In the digestive tract, microbial communities play a prominent role in essentially all animals. This has been extensively investigated in humans [49] and farmed animals [50] but generally lacking in industrially reared insects such as BSF. Investigations of the gut microbiota of only a limited number of insect taxa thus far have revealed the critical role of gut microorganisms in nutrition, physiology, immune response and pathogen resistance [48]. The microorganisms in the insect gut can be highly complex comprising of protists, fungi, archaea, and bacteria which can be maternally transmitted, acquired from social interaction or from the environment such as diet [48]. Little is known on the role of gut microbiota on the physiology of BSF though a study shown that bacteria isolated from the BSF eggs significantly enhanced oviposition when the culture was used as an attractant [51]. However, the composition of bacteria coevolving in the substrate can override and colonize the host gut microbiome in other insects such as drosophila potentially affecting nutrient acquisition and growth [52], preliminary study also suggests similar interaction in BSF [53] but further investigation is required to establish mechanistic understanding. In addition to larvae development, BSF larvae are able to express a wide spectrum of antimicrobial peptides many of which are induced by bacterial load in the feedstock and the types of diet [54]. This could potentially contribute to the reduction of unfavourable bacteria such as Escherichia coli and Salmonella enterica in the substrate [55,56]. The ability of BSF larvae to grow and utilize a range of organic substrates raises intriguing questions toward the structure and function of their gut microbiome which can be exploited for the development of probiotic or cultures that can be used for bio-augmentation to enhance the breakdown of specific waste streams or improve growth, development, reproduction and immunity leading to overall process optimization. These capabilities and characteristics of BSF appear particularly promising in the context of urban and post-consumer waste recycling using BSF cultures, both in terms of ensuring biosecurity and extraction optimization.

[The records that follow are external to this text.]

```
template <int W, int NP>
static hipError_t launch_fast_pairs_w(const StepArgs &a, uint32_t chunk, const uint32_t *flags, uint32_t generation, const float *px,
                                      const float *py, const float *pz, float *scratch, hipStream_t s)
{
    constexpr uint32_t kPrBlock = (uint32_t)pr_block(NP);
    const uint32_t super = kPrBlock * W, n = a.n_total;
    auto tile = [&](uint32_t a0, uint32_t la, uint32_t b0, uint32_t lb, float *rows_a, float *rows_b) -> hipError_t {
        PrTile tl{};
        tl.p0 = a0 / super, tl.np = (la + super - 1u) / super, tl.a0 = a0, tl.la = la;
        tl.q0 = b0 / super, tl.nq = (lb + super - 1u) / super, tl.b0 = b0, tl.lb = lb;
        tl.rect = a0 != b0;
        tl.rows_a = rows_a, tl.rows_b = rows_b;
        tl.ra = tl.rect ? tl.nq : tl.np, tl.rb = tl.np;
        if (!tl.rect) {
            hipLaunchKernelGGL((pairs_diag_kernel<W, NP>), dim3(la / kPrBlock), dim3(64 * W), 0, s, a, flags, generation, px, py, pz, tl);
            if (tl.np > 1u)
                hipLaunchKernelGGL((step_fast_pairs_kernel<W, NP>), dim3(tl.np * (tl.np - 1u) / 2u), dim3(64 * W), 0, s, a, flags, generation, px, py, pz, tl);
        } else {
            hipLaunchKernelGGL((step_fast_pairs_kernel<W, NP>), dim3(tl.np * tl.nq), dim3(64 * W), 0, s, a, flags, generation, px, py, pz, tl);
        }
        return hipGetLastError();
    };
    if (chunk >= n) {
        hipError_t e = tile(0, n, 0, n, scratch, scratch);
        if (e != hipSuccess) return e;
        hipLaunchKernelGGL(pairs_integrate_kernel, dim3((a.count + 255u) / 256u), dim3(256), 0, s, a, flags, generation, scratch, (n + super - 1u) / super);
        return hipGetLastError();
    }
    float *const acc = scratch;
    const size_t rows_floats = (size_t)3 * ((chunk + super - 1u) / super) * chunk;
    float *const rows_a = acc + (size_t)3 * n, *const rows_b = rows_a + rows_floats;
    auto accumulate = [&](const float *rows, uint32_t r_, uint32_t len, uint32_t first, bool fresh) {
        hipLaunchKernelGGL(pairs_accumulate_kernel, dim3((len + 255u) / 256u), dim3(256), 0, s, flags, generation, a.force_3d, acc, n, rows, r_, len, first,
                           fresh ? 1u : 0u);
    };
    for (uint32_t a0 = 0; a0 < n; a0 += chunk) {
        const uint32_t la = n - a0 < chunk ? n - a0 : chunk, npa = (la + super - 1u) / super;
        hipError_t e = tile(a0, la, a0, la, rows_a, rows_a);
        if (e != hipSuccess) return e;
        accumulate(rows_a, npa, la, a0, a0 == 0);
        for (uint32_t b0 = a0 + chunk; b0 < n; b0 += chunk) {
            const uint32_t lb = n - b0 < chunk ? n - b0 : chunk, npb = (lb + super - 1u) / super;
            e = tile(a0, la, b0, lb, rows_a, rows_b);
            if (e != hipSuccess) return e;
            accumulate(rows_a, npb, la, a0, false);
            accumulate(rows_b, npa, lb, b0, a0 == 0);
        }
    }
    hipLaunchKernelGGL(pairs_finish_kernel, dim3((a.count + 255u) / 256u), dim3(256), 0, s, a, flags, generation, acc);
    return hipGetLastError();
}
hipError_t launch_fast_pairs_kernels(const StepArgs &a, uint32_t w, uint32_t np, uint32_t chunk, const uint32_t *flags, uint32_t generation,
                                     const float *px, const float *py, const float *pz, float *scratch, hipStream_t s)
{
    chunk = fast_pairs_chunk(a.n_total, chunk);
#define NBK_PAIRS(W_, NP_) \
    if (w == W_ && np == NP_) return launch_fast_pairs_w<W_, NP_>(a, chunk, flags, generation, px, py, pz, scratch, s)
    NBK_PAIRS(4, 4);
    NBK_PAIRS(2, 4);
    NBK_PAIRS(8, 2);
    NBK_PAIRS(4, 2);
#ifdef NB_LEGACY_FORMS
    NBK_PAIRS(2, 2);
    NBK_PAIRS(1, 2);
    NBK_PAIRS(1, 4);
#endif
#undef NBK_PAIRS
    return hipErrorNotSupported;
}
uint32_t fast_pairs_rows(uint32_t n_total, uint32_t w, uint32_t np)
{
    const uint32_t super = (uint32_t)pr_block((int)np) * w;
    return (n_total + super - 1u) / super;
}
```

Before: 23.86 million.

## Add NP=8 pairs form with remapped diagonal pass and batched row reduction

Adds a symmetric-pairs configuration with eight i-bodies per lane (W=2, NP=8), selected by default for N>=131072 divisible by 1024. The diagonal kernel stays capped at NP=4 and takes more waves, so it covers the same superblock. Separately, the row-combine loops in the integrate and accumulate kernels now issue eight strided loads before summing, to expose memory-level parallelism. More bodies per lane raises register reuse of each j-body but increases register pressure, which can lower occupancy or cause spills.

```diff
diff --git a/nenbody_amd/csrc/nb_api.hip b/nenbody_amd/csrc/nb_api.hip
--- a/nenbody_amd/csrc/nb_api.hip
+++ b/nenbody_amd/csrc/nb_api.hip
@@ -232,10 +232,13 @@
         pl.fsl = dbg.fast_sl.or_else((pl.waves == 8u && n_total >= 4096u && no_form_named) ? 1u : 0u);
         constexpr uint32_t kPairsMinN = 32768u;
         const bool pairs_ok = count == n_total && n_total % 256u == 0 && n_total <= 4194304u;
-        uint32_t pnp = (n_total >= 98304u && n_total % 512u == 0) ? 4u : 2u;
-        if (dbg.fast_pairs_np.set && (dbg.fast_pairs_np.v == 2 || (dbg.fast_pairs_np.v == 4 && n_total % 512u == 0))) pnp = dbg.fast_pairs_np.v;
-        uint32_t pw = pnp == 4u ? (n_total >= 131072u ? 4u : 2u) : (n_total >= 131072u ? 8u : 4u);
-        if (dbg.fast_pairs_w.set && (dbg.fast_pairs_w.v == 1 || dbg.fast_pairs_w.v == 2 || dbg.fast_pairs_w.v == 4 || (dbg.fast_pairs_w.v == 8 && pnp == 2u)))
+        uint32_t pnp = (n_total >= 131072u && n_total % 1024u == 0) ? 8u : (n_total >= 98304u && n_total % 512u == 0) ? 4u : 2u;
+        if (dbg.fast_pairs_np.set && (dbg.fast_pairs_np.v == 2 || (dbg.fast_pairs_np.v == 4 && n_total % 512u == 0) ||
+                                      (dbg.fast_pairs_np.v == 8 && n_total % 1024u == 0)))
+            pnp = dbg.fast_pairs_np.v;
+        uint32_t pw = pnp == 8u ? 2u : pnp == 4u ? (n_total >= 131072u ? 4u : 2u) : (n_total >= 131072u ? 8u : 4u);
+        if (dbg.fast_pairs_w.set && (dbg.fast_pairs_w.v == 1 || dbg.fast_pairs_w.v == 2 || (dbg.fast_pairs_w.v == 4 && pnp != 8u) ||
+                                     (dbg.fast_pairs_w.v == 8 && pnp == 2u)))
             pw = dbg.fast_pairs_w.v;
         pl.pairs = (pairs_ok && dbg.fast_pairs.or_else((n_total >= kPairsMinN && no_form_named && !dbg.fast_sl.set && !dbg.fast_ib.set &&
                                                         !dbg.fast_slices.set) ? 1u : 0u)) ? pw : 0u;
diff --git a/nenbody_amd/csrc/nb_nbody_sym.inc b/nenbody_amd/csrc/nb_nbody_sym.inc
--- a/nenbody_amd/csrc/nb_nbody_sym.inc
+++ b/nenbody_amd/csrc/nb_nbody_sym.inc
@@ -327,20 +327,49 @@
     }
 }
 
-__global__ __launch_bounds__(256) void pairs_integrate_kernel(StepArgs a, const uint32_t *__restrict__ flags, uint32_t generation,
-                                                              const float *__restrict__ rows, uint32_t ns)
-{
-    const uint32_t l = blockIdx.x * 256u + threadIdx.x;
+constexpr int kPrRowsAhead = 8;
+__device__ __forceinline__ void pr_add_rows(const float *r, size_t stride, size_t plane, uint32_t rows, bool planar, float &sx, float &sy, float &sz)
+{
+    uint32_t k = 0;
+    for (; k + (uint32_t)kPrRowsAhead <= rows; k += (uint32_t)kPrRowsAhead, r += (size_t)kPrRowsAhead * stride) {
+        float x[kPrRowsAhead], y[kPrRowsAhead], z[kPrRowsAhead];
+#pragma unroll
+        for (int u = 0; u < kPrRowsAhead; ++u) x[u] = r[(size_t)u * stride];
+#pragma unroll
+        for (int u = 0; u < kPrRowsAhead; ++u) y[u] = r[plane + (size_t)u * stride];
+        if (!planar) {
+#pragma unroll
+            for (int u = 0; u < kPrRowsAhead; ++u) z[u] = r[2 * plane + (size_t)u * stride];
+        }
+#pragma unroll
+        for (int u = 0; u < kPrRowsAhead; ++u) sx = sx + x[u];
+#pragma unroll
+        for (int u = 0; u < kPrRowsAhead; ++u) sy = sy + y[u];
+        if (!planar) {
+#pragma unroll
+            for (int u = 0; u < kPrRowsAhead; ++u) sz = sz + z[u];
+        }
+    }
+    for (; k < rows; ++k, r += stride) {
+        sx = sx + r[0];
+        sy = sy + r[plane];
+        if (!planar) sz = sz + r[2 * plane];
+    }
+}
+
+#if !defined(NB_EXP_COMBINE_WG)
+#define NB_EXP_COMBINE_WG 256
+#endif
+constexpr uint32_t kPrCombineWg = NB_EXP_COMBINE_WG;
+__global__ __launch_bounds__(kPrCombineWg) void pairs_integrate_kernel(StepArgs a, const uint32_t *__restrict__ flags, uint32_t generation,
+                                                                       const float *__restrict__ rows, uint32_t ns)
+{
+    const uint32_t l = blockIdx.x * kPrCombineWg + threadIdx.x;
     if (l >= a.count) return;
     const bool planar = (flags[kBcFlagWordNonPlanar] != generation) && !a.force_3d;
     const size_t plane = (size_t)ns * a.n_total;
     float sx = 0.f, sy = 0.f, sz = 0.f;
-    const float *r = rows + l;
-    for (uint32_t k = 0; k < ns; ++k, r += a.n_total) {
-        sx = sx + r[0];
-        sy = sy + r[plane];
-        if (!planar) sz = sz + r[2 * plane];
-    }
+    pr_add_rows(rows + l, a.n_total, plane, ns, planar, sx, sy, sz);
     float4 p = a.pos_in[l];
     float4 v = a.vel[l];
     integrate(p, v, sx * a.G, sy * a.G, sz * a.G, a.dt);
@@ -358,12 +387,7 @@
     const size_t plane = (size_t)r_ * len;
     float *const dst = acc + first + l;
     float sx = fresh ? 0.f : dst[0], sy = fresh ? 0.f : dst[n], sz = (fresh || planar) ? 0.f : dst[2 * (size_t)n];
-    const float *r = rows + l;
-    for (uint32_t k = 0; k < r_; ++k, r += len) {
-        sx = sx + r[0];
-        sy = sy + r[plane];
-        if (!planar) sz = sz + r[2 * plane];
-    }
+    pr_add_rows(rows + l, len, plane, r_, planar, sx, sy, sz);
     dst[0] = sx;
     dst[n] = sy;
     if (!planar) dst[2 * (size_t)n] = sz;
@@ -393,10 +417,16 @@
 }
 
 template <int W, int NP>
+struct PrDiagShape {
+    static constexpr int kNP = NP > 4 ? 4 : NP, kW = W * (NP / kNP);
+    static_assert(pr_block(kNP) * kW == pr_block(NP) * W, "the diagonal pass and the sweep must share the superblock");
+};
+template <int W, int NP>
 static hipError_t launch_fast_pairs_w(const StepArgs &a, uint32_t chunk, const uint32_t *flags, uint32_t generation, const float *px,
                                       const float *py, const float *pz, float *scratch, hipStream_t s)
 {
     constexpr uint32_t kPrBlock = (uint32_t)pr_block(NP);
+    constexpr int DW = PrDiagShape<W, NP>::kW, DNP = PrDiagShape<W, NP>::kNP;
     const uint32_t super = kPrBlock * W, n = a.n_total;
     auto tile = [&](uint32_t a0, uint32_t la, uint32_t b0, uint32_t lb, float *rows_a, float *rows_b) -> hipError_t {
         PrTile tl{};
@@ -406,7 +436,7 @@
         tl.rows_a = rows_a, tl.rows_b = rows_b;
         tl.ra = tl.rect ? tl.nq : tl.np, tl.rb = tl.np;
         if (!tl.rect) {
-            hipLaunchKernelGGL((pairs_diag_kernel<W, NP>), dim3(la / kPrBlock), dim3(64 * W), 0, s, a, flags, generation, px, py, pz, tl);
+            hipLaunchKernelGGL((pairs_diag_kernel<DW, DNP>), dim3(la / (uint32_t)pr_block(DNP)), dim3(64 * DW), 0, s, a, flags, generation, px, py, pz, tl);
             if (tl.np > 1u)
                 hipLaunchKernelGGL((step_fast_pairs_kernel<W, NP>), dim3(tl.np * (tl.np - 1u) / 2u), dim3(64 * W), 0, s, a, flags, generation, px, py, pz, tl);
         } else {
@@ -417,7 +447,7 @@
     if (chunk >= n) {
         hipError_t e = tile(0, n, 0, n, scratch, scratch);
         if (e != hipSuccess) return e;
-        hipLaunchKernelGGL(pairs_integrate_kernel, dim3((a.count + 255u) / 256u), dim3(256), 0, s, a, flags, generation, scratch, (n + super - 1u) / super);
+        hipLaunchKernelGGL(pairs_integrate_kernel, dim3((a.count + kPrCombineWg - 1u) / kPrCombineWg), dim3(kPrCombineWg), 0, s, a, flags, generation, scratch, (n + super - 1u) / super);
         return hipGetLastError();
     }
     float *const acc = scratch;
@@ -449,6 +479,7 @@
     chunk = fast_pairs_chunk(a.n_total, chunk);
 #define NBK_PAIRS(W_, NP_) \
     if (w == W_ && np == NP_) return launch_fast_pairs_w<W_, NP_>(a, chunk, flags, generation, px, py, pz, scratch, s)
+    NBK_PAIRS(2, 8);
     NBK_PAIRS(4, 4);
     NBK_PAIRS(2, 4);
     NBK_PAIRS(8, 2);
@@ -457,6 +488,7 @@
     NBK_PAIRS(2, 2);
     NBK_PAIRS(1, 2);
     NBK_PAIRS(1, 4);
+    NBK_PAIRS(1, 8);
 #endif
 #undef NBK_PAIRS
     return hipErrorNotSupported;
```

Measured after the change: 23.84 million. About the same (-0.1%).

While various biological treatment processes have been developed and applied to treat organic wastes, insect bioconversion alone allows for the recapture of nutrient losses in the food supply chain. Nutrients are converted directly to proteins coincident with mitigation of organic waste production, thus enabling a circular economy. This is especially attractive in urban settings that have a high rate of organic waste production. Insect protein produced from organic waste is a sustainable alternative to current protein sources for compound feeds in the livestock, poultry and aquaculture industries. However, considering the immense size of the feed market, production of insect biomass needs to be stable and significantly increased in volume for it to be an economically competitive replacement. In addition, the end product also needs to be consistent in quality and safe. To achieve this, we have highlighted in this review some challenging aspects of rearing and production that can only be solved with an integrated approach involving regulators, entomologists, bioprocess engineers, industry and end users.
The authors would like to thank Dr. Thomas William Seviour for providing critical feedback on the manuscript.
The authors declare no conflict of interest.